> [Your goal] If a line in the records below holds the string "latB", count it; give only the total.

Saved data entries:
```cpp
template <int NP>
__global__ __launch_bounds__(AM_T) void k_actor_mfma(const float *__restrict__ actors , int n_actors,
                                                     float *__restrict__ out , AmW W) {
  extern __shared__ __attribute__((aligned(16))) u32 smu[];
  u32 *xin = smu + AM_XIN;
  u32 *o0 = smu + AM_O0, *o1 = o0 + AM_BUF, *o2 = o1 + AM_BUF, *o3 = o2 + AM_BUF;
  u32 *ta = o3 + AM_BUF, *tb = ta + AM_BUF, *tc = tb + AM_BUF;
  u32 *fa = smu + AM_FA;
  float *red = (float *)(smu + AM_RED);
  const int tid = threadIdx.x;
  const int a = blockIdx.x;
  if (a >= n_actors) return;
  if (tid < 48 * 8) {
    const int t = tid >> 3, c = (tid & 7) * 2;
    const float v0 = c < 14 ? actors[((size_t)a * 14 + c) * 48 + t] : 0.f;
    const float v1 = c + 1 < 14 ? actors[((size_t)a * 14 + c + 1) * 48 + t] : 0.f;
    u32 *p = xin + t * AM_RSD(16) + (c >> 1);
    const u32 h = pk_bf16(v0, v1);
    const float r0 = v0 - bf_lo_f32(h), r1 = v1 - bf_hi_f32(h);
    const u32 m = pk_bf16(r0, r1);
    p[0] = h; p[8] = m; p[16] = pk_bf16(r0 - bf_lo_f32(m), r1 - bf_hi_f32(m));
  }
  __syncthreads();
#ifdef MIND_ACTOR_TRACE
  if (blockIdx.x == 0 && tid == 0) am_trn_ = 0;
#endif
  AM_MARK();
  am_res<NP, 4, 5, 1, true>(xin, 48, W.res[0], ta, tb, tc, red);
  am_res<NP, 5, 5, 1, false>(ta, 48, W.res[1], o0, tb, tc, red);
  am_res<NP, 5, 6, 2, true>(o0, 48, W.res[2], ta, tb, tc, red);
  am_res<NP, 6, 6, 1, false>(ta, 24, W.res[3], o1, tb, tc, red);
  am_res<NP, 6, 7, 2, true>(o1, 24, W.res[4], ta, tb, tc, red);
  am_res<NP, 7, 7, 1, false>(ta, 12, W.res[5], o2, tb, tc, red);
  am_res<NP, 7, 8, 2, true>(o2, 12, W.res[6], ta, tb, tc, red);
  am_res<NP, 8, 8, 1, false>(ta, 6, W.res[7], o3, tb, tc, red);
  am_lateral<NP, 8>(o3, 6, W.lat[3], nullptr, (float *)ta, nullptr, red);
  am_lateral<NP, 7>(o2, 12, W.lat[2], (const float *)ta, (float *)tb, nullptr, red);
  am_lateral<NP, 6>(o1, 24, W.lat[1], (const float *)tb, (float *)o2, nullptr, red);
  am_lateral<NP, 5>(o0, 48, W.lat[0], (const float *)o2, nullptr, fa, red);
  {
    const AmRes &R = W.res[8];
    f32x4 acc[AM_MAXT];
    am_conv<NP, 7, 3, 1>(fa, 48, R.c1, 128, 48, acc);
    AM_MARK();
    am_gn<NP>(acc, 128, 48, R.g1, R.b1, nullptr, nullptr, true, o0, nullptr, nullptr, red);
    AM_MARK();
    am_conv<NP, 7, 3, 1>(o0, 48, R.c2, 128, 48, acc);
    AM_MARK();
    am_gn<NP>(acc, 128, 48, R.g2, R.b2, fa, nullptr, true, nullptr, nullptr, out + (size_t)a * 128, red);
    AM_MARK();
  }
#ifdef MIND_ACTOR_TRACE
  if (blockIdx.x == 0 && tid == 0) {
    printf("[k_actor_mfma<%d>] cycles conv/gn per stage:", NP);
    for (int q = 1; q < am_trn_ && q < 64; ++q) printf(" %lld", am_tr_[q] - am_tr_[q - 1]);
    printf("\n");
  }
#endif
}
extern "C" size_t mind_actor_mfma_lds_bytes() { return (size_t)AM_LDS_DWORDS * sizeof(u32); }
```

### mind_amd/csrc/mind_hip.hip

```cpp
#include <hip/hip_runtime.h>

#include <cmath>
#include <cstdarg>
#include <cstdio>
#include <cstdlib>
#include <algorithm>
#include <cstring>
#include <map>
#include <string>
#include <thread>
#include <atomic>
#include <functional>
#include <vector>

#include "../../include/mind_hip.h"
#include "encdec_kernels.hip"
#include "fusion_kernels.hip"
#include "pair_bf16_kernels.hip"
#include "pair_tile_kernels.hip"
#include "pair_tile6_kernels.hip"
#include "token_mfma_kernels.hip"
#include "actor_mfma_kernels.hip"
#include "actor_lw_kernels.hip"
#include "token_lw_kernels.hip"
// ... 239 lines not shown
  (void)hipFuncSetAttribute((const void *)k_pair_t6<1>, hipFuncAttributeMaxDynamicSharedMemorySize, (int)mind_pair_bf_lds_bytes());
  if (const char *te = getenv("MIND_PAIR_TILE")) c->pt.pair_tile = !(te[0] == '0');
  if (const char *xe = getenv("MIND_XCD_ORDER")) c->pt.xcd_order = !(xe[0] == '0');

  if (const char *pe = getenv("MIND_PAIR_PREC")) {
    const std::string v = pe;
    if (v == "f32" || v == "0") c->pair_prec = 0;
    else if (v == "bf16x3" || v == "1") c->pair_prec = 1;
    else if (v == "bf16" || v == "2") c->pair_prec = 2;
    else if (v == "bf16x6" || v == "3") c->pair_prec = 3;
  }
  (void)hipFuncSetAttribute((const void *)k_actor_net, hipFuncAttributeMaxDynamicSharedMemorySize, (int)mind_actor_lds_bytes());
  (void)hipFuncSetAttribute((const void *)k_actor_mfma<3>, hipFuncAttributeMaxDynamicSharedMemorySize, (int)mind_actor_mfma_lds_bytes());
  (void)hipFuncSetAttribute((const void *)k_actor_mfma<6>, hipFuncAttributeMaxDynamicSharedMemorySize, (int)mind_actor_mfma_lds_bytes());
  (void)hipFuncSetAttribute((const void *)k_dec_actor_mfma<1>, hipFuncAttributeMaxDynamicSharedMemorySize, (int)mind_dec_actor_mfma_lds_bytes());
  (void)hipFuncSetAttribute((const void *)k_dec_actor_mfma<3>, hipFuncAttributeMaxDynamicSharedMemorySize, (int)mind_dec_actor_mfma_lds_bytes());
  (void)hipFuncSetAttribute((const void *)k_dec_actor_mfma<6>, hipFuncAttributeMaxDynamicSharedMemorySize, (int)mind_dec_actor_mfma_lds_bytes());
  if (const char *se = getenv("MIND_ACTOR_SPLIT")) c->pt.actor_np = atoi(se) == 3 ? 3 : 6;
  (void)hipFuncSetAttribute((const void *)k_actor_mfma<1>, hipFuncAttributeMaxDynamicSharedMemorySize, (int)mind_actor_mfma_lds_bytes());
  if (const char *me = getenv("MIND_ENC_MFMA")) c->pt.enc_mfma = !(me[0] == '0');
  if (const char *me = getenv("MIND_ACTOR_F32")) c->pt.actor_f32 = !(me[0] == '0');
  if (const char *me = getenv("MIND_ACTOR_F32_MIN")) c->pt.actor_f32_min = atoi(me);
  if (const char *me = getenv("MIND_ACTOR_LW_MIN")) c->pt.actor_lw_min = atoi(me);
  lw_set_attributes();
  (void)hipFuncSetAttribute((const void *)k_actor_f32<1>, hipFuncAttributeMaxDynamicSharedMemorySize, (int)mind_actor_f32_lds_bytes(1));
  (void)hipFuncSetAttribute((const void *)k_actor_f32<2>, hipFuncAttributeMaxDynamicSharedMemorySize, (int)mind_actor_f32_lds_bytes(2));
  if (const char *de = getenv("MIND_DEC_MFMA_MIN")) c->pt.dec_mfma_min = atoi(de);
  if (const char *oe = getenv("MIND_DEC_OVERLAP")) c->pt.dec_overlap = !(oe[0] == '0');
  (void)hipFuncSetAttribute((const void *)k_ilqr<true, 0>, hipFuncAttributeMaxDynamicSharedMemorySize, (int)il_lds_bytes(0));
  (void)hipFuncSetAttribute((const void *)k_ilqr<false, 1>, hipFuncAttributeMaxDynamicSharedMemorySize, (int)il_lds_bytes(0));
  (void)hipFuncSetAttribute((const void *)k_ilqr<false, 0>, hipFuncAttributeMaxDynamicSharedMemorySize, (int)il_lds_bytes(0));
  (void)hipFuncSetAttribute((const void *)k_ilqr<false, 2>, hipFuncAttributeMaxDynamicSharedMemorySize, (int)il_lds_bytes(0));
  if (const char *te = getenv("MIND_TOK_MFMA")) c->pt.tok_mfma = !(te[0] == '0');
  if (const char *te = getenv("MIND_TOK_SMALL_MAX")) c->pt.tok_small_max = atoi(te);
  if (const char *te = getenv("MIND_TOK_MERGE")) c->pt.tok_merge = !(te[0] == '0');
  if (const char *te = getenv("MIND_DEC_MW")) c->pt.dec_mw = !(te[0] == '0');
  if (const char *te = getenv("MIND_DEC_CLS_SIDE")) c->pt.dec_cls_side = !(te[0] == '0');
  if (const char *te = getenv("MIND_TOK_BF_MIN_N")) c->pt.tok_bf_min_n = atoi(te);
  if (const char *te = getenv("MIND_TOK_LW_MIN_N")) c->pt.tok_lw_min_n = atoi(te);
  if (const char *te = getenv("MIND_TOK_LW_MIN")) c->pt.tok_lw_min = atoi(te);
  if (const char *te = getenv("MIND_TGT_SIDE")) c->pt.tgt_side = !(te[0] == '0');
  if (const char *te = getenv("MIND_PL_TAB_SIDE")) c->pl_tab_side = !(te[0] == '0');
  (void)hipFuncSetAttribute((const void *)k_token_mfma<0>, hipFuncAttributeMaxDynamicSharedMemorySize, (int)mind_token_mfma_lds_bytes());
  (void)hipFuncSetAttribute((const void *)k_token_mfma<1>, hipFuncAttributeMaxDynamicSharedMemorySize, (int)mind_token_mfma_lds_bytes());
  if (const char *ce = getenv("MIND_PLAN_CHUNK_MB")) { const long v = atol(ce); if (v > 0) c->plan_chunk_mb = v; }
  if (const char *we = getenv("MIND_TAB_SMALL")) c->tab_small = atoi(we) != 0;
// ... 470 lines not shown
  WeightBlob &B = c->blob;
  B.host.clear();
  B.off.clear();
  auto lin_ln = [&](const std::string &key, const std::string &p, int idx, int n_out, int n_in) {
    B.add(key + ".W", transpose(sd.get(p + "." + std::to_string(idx) + ".weight", (int64_t)n_out * n_in), n_out, n_in));
    B.add(key + ".b", vec(sd.get(p + "." + std::to_string(idx) + ".bias", n_out), n_out));
    B.add(key + ".g", vec(sd.get(p + "." + std::to_string(idx + 1) + ".weight", n_out), n_out));
    B.add(key + ".be", vec(sd.get(p + "." + std::to_string(idx + 1) + ".bias", n_out), n_out));
  };
  lin_ln("lane.proj", "lane_net.proj", 0, 128, 16);
  for (int b = 0; b < 2; ++b) {
    std::string p = "lane_net.aggre" + std::to_string(b + 1), k = "lane.a" + std::to_string(b);
    lin_ln(k + ".f10", p + ".fc1", 0, 128, 128);
    lin_ln(k + ".f13", p + ".fc1", 3, 128, 128);
    lin_ln(k + ".f20", p + ".fc2", 0, 128, 256);
    lin_ln(k + ".f23", p + ".fc2", 3, 128, 128);
    B.add(k + ".ng", vec(sd.get(p + ".norm.weight", 128), 128));
    B.add(k + ".nb", vec(sd.get(p + ".norm.bias", 128), 128));
  }
  {
    const int chans[4] = {32, 64, 128, 256};
    int n_in = 14;
    int ri = 0;
    auto res = [&](const std::string &p, int ci, int co, bool ds) {
      std::string k = "act.r" + std::to_string(ri++);
      B.add(k + ".c1", conv_t(sd.get(p + ".conv1.weight", (int64_t)co * ci * 3), co, ci, 3));
      B.add(k + ".c2", conv_t(sd.get(p + ".conv2.weight", (int64_t)co * co * 3), co, co, 3));
      B.add(k + ".c1B", pack_conv_frag(sd.get(p + ".conv1.weight", (int64_t)co * ci * 3), co, ci, 3));
      B.add(k + ".c2B", pack_conv_frag(sd.get(p + ".conv2.weight", (int64_t)co * co * 3), co, co, 3));
      B.add(k + ".c1F", pack_conv_f32(sd.get(p + ".conv1.weight", (int64_t)co * ci * 3), co, ci, 3));
      B.add(k + ".c2F", pack_conv_f32(sd.get(p + ".conv2.weight", (int64_t)co * co * 3), co, co, 3));
      B.add(k + ".g1", vec(sd.get(p + ".bn1.weight", co), co));
      B.add(k + ".b1", vec(sd.get(p + ".bn1.bias", co), co));
      B.add(k + ".g2", vec(sd.get(p + ".bn2.weight", co), co));
      B.add(k + ".b2", vec(sd.get(p + ".bn2.bias", co), co));
      if (ds) {
        B.add(k + ".ds", conv_t(sd.get(p + ".downsample.0.weight", (int64_t)co * ci), co, ci, 1));
        B.add(k + ".dsB", pack_conv_frag(sd.get(p + ".downsample.0.weight", (int64_t)co * ci), co, ci, 1));
        B.add(k + ".dsF", pack_conv_f32(sd.get(p + ".downsample.0.weight", (int64_t)co * ci), co, ci, 1));
        B.add(k + ".gd", vec(sd.get(p + ".downsample.1.weight", co), co));
        B.add(k + ".bd", vec(sd.get(p + ".downsample.1.bias", co), co));
      }
    };
    for (int g = 0; g < 4; ++g) {
      res("actor_net.groups." + std::to_string(g) + ".0", n_in, chans[g], true);
      res("actor_net.groups." + std::to_string(g) + ".1", chans[g], chans[g], false);
      n_in = chans[g];
    }
    res("actor_net.output", 128, 128, false);
    for (int g = 0; g < 4; ++g) {
      std::string p = "actor_net.lateral." + std::to_string(g), k = "act.lat" + std::to_string(g);
      B.add(k + ".W", conv_t(sd.get(p + ".conv.weight", (int64_t)128 * chans[g] * 3), 128, chans[g], 3));
      B.add(k + ".WB", pack_conv_frag(sd.get(p + ".conv.weight", (int64_t)128 * chans[g] * 3), 128, chans[g], 3));
      B.add(k + ".WF", pack_conv_f32(sd.get(p + ".conv.weight", (int64_t)128 * chans[g] * 3), 128, chans[g], 3));
      B.add(k + ".g", vec(sd.get(p + ".norm.weight", 128), 128));
      B.add(k + ".b", vec(sd.get(p + ".norm.bias", 128), 128));
    }
  }
  lin_ln("fus.pa", "fusion_net.proj_actor", 0, 128, 128);
  lin_ln("fus.pl", "fusion_net.proj_lane", 0, 128, 128);
  B.add("fus.pa.WM", pack_afrag(sd.get("fusion_net.proj_actor.0.weight", 128 * 128), 128));
  B.add("fus.pl.WM", pack_afrag(sd.get("fusion_net.proj_lane.0.weight", 128 * 128), 128));
  B.add("fus.pa.WB", pack_tok_bfrag(sd.get("fusion_net.proj_actor.0.weight", 128 * 128), 128));
  B.add("fus.pl.WB", pack_tok_bfrag(sd.get("fusion_net.proj_lane.0.weight", 128 * 128), 128));
  {
    const float *W = sd.get("fusion_net.proj_rpe_scene.0.weight", 128 * 5);
    const float *b = sd.get("fusion_net.proj_rpe_scene.0.bias", 128);
    const float *g = sd.get("fusion_net.proj_rpe_scene.1.weight", 128);
    const float *be = sd.get("fusion_net.proj_rpe_scene.1.bias", 128);
    std::vector<float> t(1024, 0.f);
    if (W && b && g && be)
      for (int ch = 0; ch < 32; ++ch)
        for (int w = 0; w < 4; ++w) {
          const int f = 4 * ch + w;
          for (int k = 0; k < 5; ++k) t[ch * 32 + k * 4 + w] = W[f * 5 + k];
          t[ch * 32 + 20 + w] = b[f];
          t[ch * 32 + 24 + w] = g[f];
          t[ch * 32 + 28 + w] = be[f];
        }
    B.add("fus.rtab", t);
// ... 146 lines not shown
  ActorW &aw = c->actorW;
  for (int r = 0; r < 9; ++r) {
    std::string k = "act.r" + std::to_string(r);
    aw.res[r].c1 = P(k + ".c1"); aw.res[r].g1 = P(k + ".g1"); aw.res[r].b1 = P(k + ".b1");
    aw.res[r].c2 = P(k + ".c2"); aw.res[r].g2 = P(k + ".g2"); aw.res[r].b2 = P(k + ".b2");
    aw.res[r].ds = P(k + ".ds"); aw.res[r].gd = P(k + ".gd"); aw.res[r].bd = P(k + ".bd");
  }
  for (int g = 0; g < 4; ++g) {
    std::string k = "act.lat" + std::to_string(g);
    aw.latW[g] = P(k + ".W"); aw.latG[g] = P(k + ".g"); aw.latB[g] = P(k + ".b");
  }
  AmW &bw = c->actorBW;
  for (int r = 0; r < 9; ++r) {
    std::string k = "act.r" + std::to_string(r);
    AmRes &R = bw.res[r];
    R.c1 = (const u32 *)P(k + ".c1B"); R.c2 = (const u32 *)P(k + ".c2B"); R.ds = (const u32 *)P(k + ".dsB");
    R.g1 = aw.res[r].g1; R.b1 = aw.res[r].b1; R.g2 = aw.res[r].g2; R.b2 = aw.res[r].b2;
    R.gd = aw.res[r].gd; R.bd = aw.res[r].bd;
  }
  for (int g = 0; g < 4; ++g) {
    bw.lat[g].w = (const u32 *)P("act.lat" + std::to_string(g) + ".WB");
    bw.lat[g].g = aw.latG[g]; bw.lat[g].b = aw.latB[g];
  }
  AfW &fw = c->actorFW;
  for (int r = 0; r < 9; ++r) {
    std::string k = "act.r" + std::to_string(r);
    AfRes &R = fw.res[r];
    R.c1 = P(k + ".c1F"); R.c2 = P(k + ".c2F"); R.ds = P(k + ".dsF");
    R.g1 = aw.res[r].g1; R.b1 = aw.res[r].b1; R.g2 = aw.res[r].g2; R.b2 = aw.res[r].b2;
    R.gd = aw.res[r].gd; R.bd = aw.res[r].bd;
  }
  for (int g = 0; g < 4; ++g) {
    fw.lat[g].w = P("act.lat" + std::to_string(g) + ".WF");
    fw.lat[g].g = aw.latG[g]; fw.lat[g].b = aw.latB[g];
  }
  c->rtab = P("fus.rtab");
  for (int L = 0; L < 6; ++L) {
    std::string k = "fus.L" + std::to_string(L);
    c->WAe[L] = P(k + ".WAe");
    c->WAp[L] = P(k + ".WAp");
    c->WBe[L] = (const u32 *)P(k + ".WBe");
    c->WBp[L] = (const u32 *)P(k + ".WBp");
    c->WLe[L] = (const u32 *)P(k + ".WLe");
    c->WLp[L] = (const u32 *)P(k + ".WLp");
    c->vtab[L] = P(k + ".vtab");
  }
// ... 447 lines not shown
```

### mind_amd/csrc/pred_choice.h

```cpp
#pragma once
#include <cstring>
#include <vector>

struct PredTuning {
  bool pair_tile = true;
  bool xcd_order = true;
  bool enc_mfma = true;
  int actor_np = 6;
  bool actor_f32 = true;
  int actor_f32_min = 1 << 30, actor_f32_pair_min = 1 << 30;
  int actor_lw_min = 1 << 30, actor_lw_chunk = 0;
  bool tok_mfma = false;
  int tok_bf_min_n = 0;
  int tok_lw_min_n = 1 << 30, tok_lw_min = 1 << 30, tok_lw_chunk = 0;
  bool tok_merge = true;
  int tok_small_max = 2048;
  int dec_mfma_min = 1 << 30;
  bool dec_overlap = true;
  bool dec_mw = false;
  bool dec_cls_side = false;
  bool tgt_side = true;
};

static bool pred_tuning_set(PredTuning &t, const char *name, int value) {
  const auto is = [name](const char *k) { return strcmp(name, k) == 0; };
  if (is("dec_mfma_min")) t.dec_mfma_min = value;
  else if (is("enc_mfma")) t.enc_mfma = value != 0;
  else if (is("actor_f32")) t.actor_f32 = value != 0;
  else if (is("actor_f32_min")) t.actor_f32_min = value;
  else if (is("actor_f32_pair_min")) t.actor_f32_pair_min = value;
  else if (is("actor_lw_min")) t.actor_lw_min = value;
  else if (is("actor_lw_chunk")) t.actor_lw_chunk = value < 0 ? 0 : value;
  else if (is("actor_split")) t.actor_np = value == 3 ? 3 : 6;
  else if (is("xcd_order")) t.xcd_order = value != 0;
  else if (is("pair_tile")) t.pair_tile = value != 0;
  else if (is("dec_overlap")) t.dec_overlap = value != 0;
  else if (is("tok_mfma")) t.tok_mfma = value != 0;
  else if (is("tok_small_max")) t.tok_small_max = value;
  else if (is("tok_merge")) t.tok_merge = value != 0;
  else if (is("dec_mw")) t.dec_mw = value != 0;
  else if (is("dec_cls_side")) t.dec_cls_side = value != 0;
  else if (is("tok_bf_min_n")) t.tok_bf_min_n = value;
  else if (is("tok_lw_min_n")) t.tok_lw_min_n = value;
  else if (is("tok_lw_min")) t.tok_lw_min = value;
  else if (is("tok_lw_chunk")) t.tok_lw_chunk = value < 0 ? 0 : value;
  else if (is("tgt_side")) t.tgt_side = value != 0;
  else return false;
  return true;
}

static inline int pred_mfma_parts(const PredTuning &t, int pair_prec) {
  return (pair_prec == 3 || (pair_prec == 1 && t.actor_np == 6)) ? 6 : (pair_prec == 1 ? 3 : 1);
}

static inline bool pred_edge_tiled(const PredTuning &t, int pair_prec) { return pair_prec == 3 || (pair_prec != 0 && t.pair_tile); }

static inline int pred_edge_pair_bytes(const PredTuning &t, int pair_prec) { return pred_edge_tiled(t, pair_prec) && pair_prec == 2 ? 256 : 512; }
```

> [Solution to this task] 3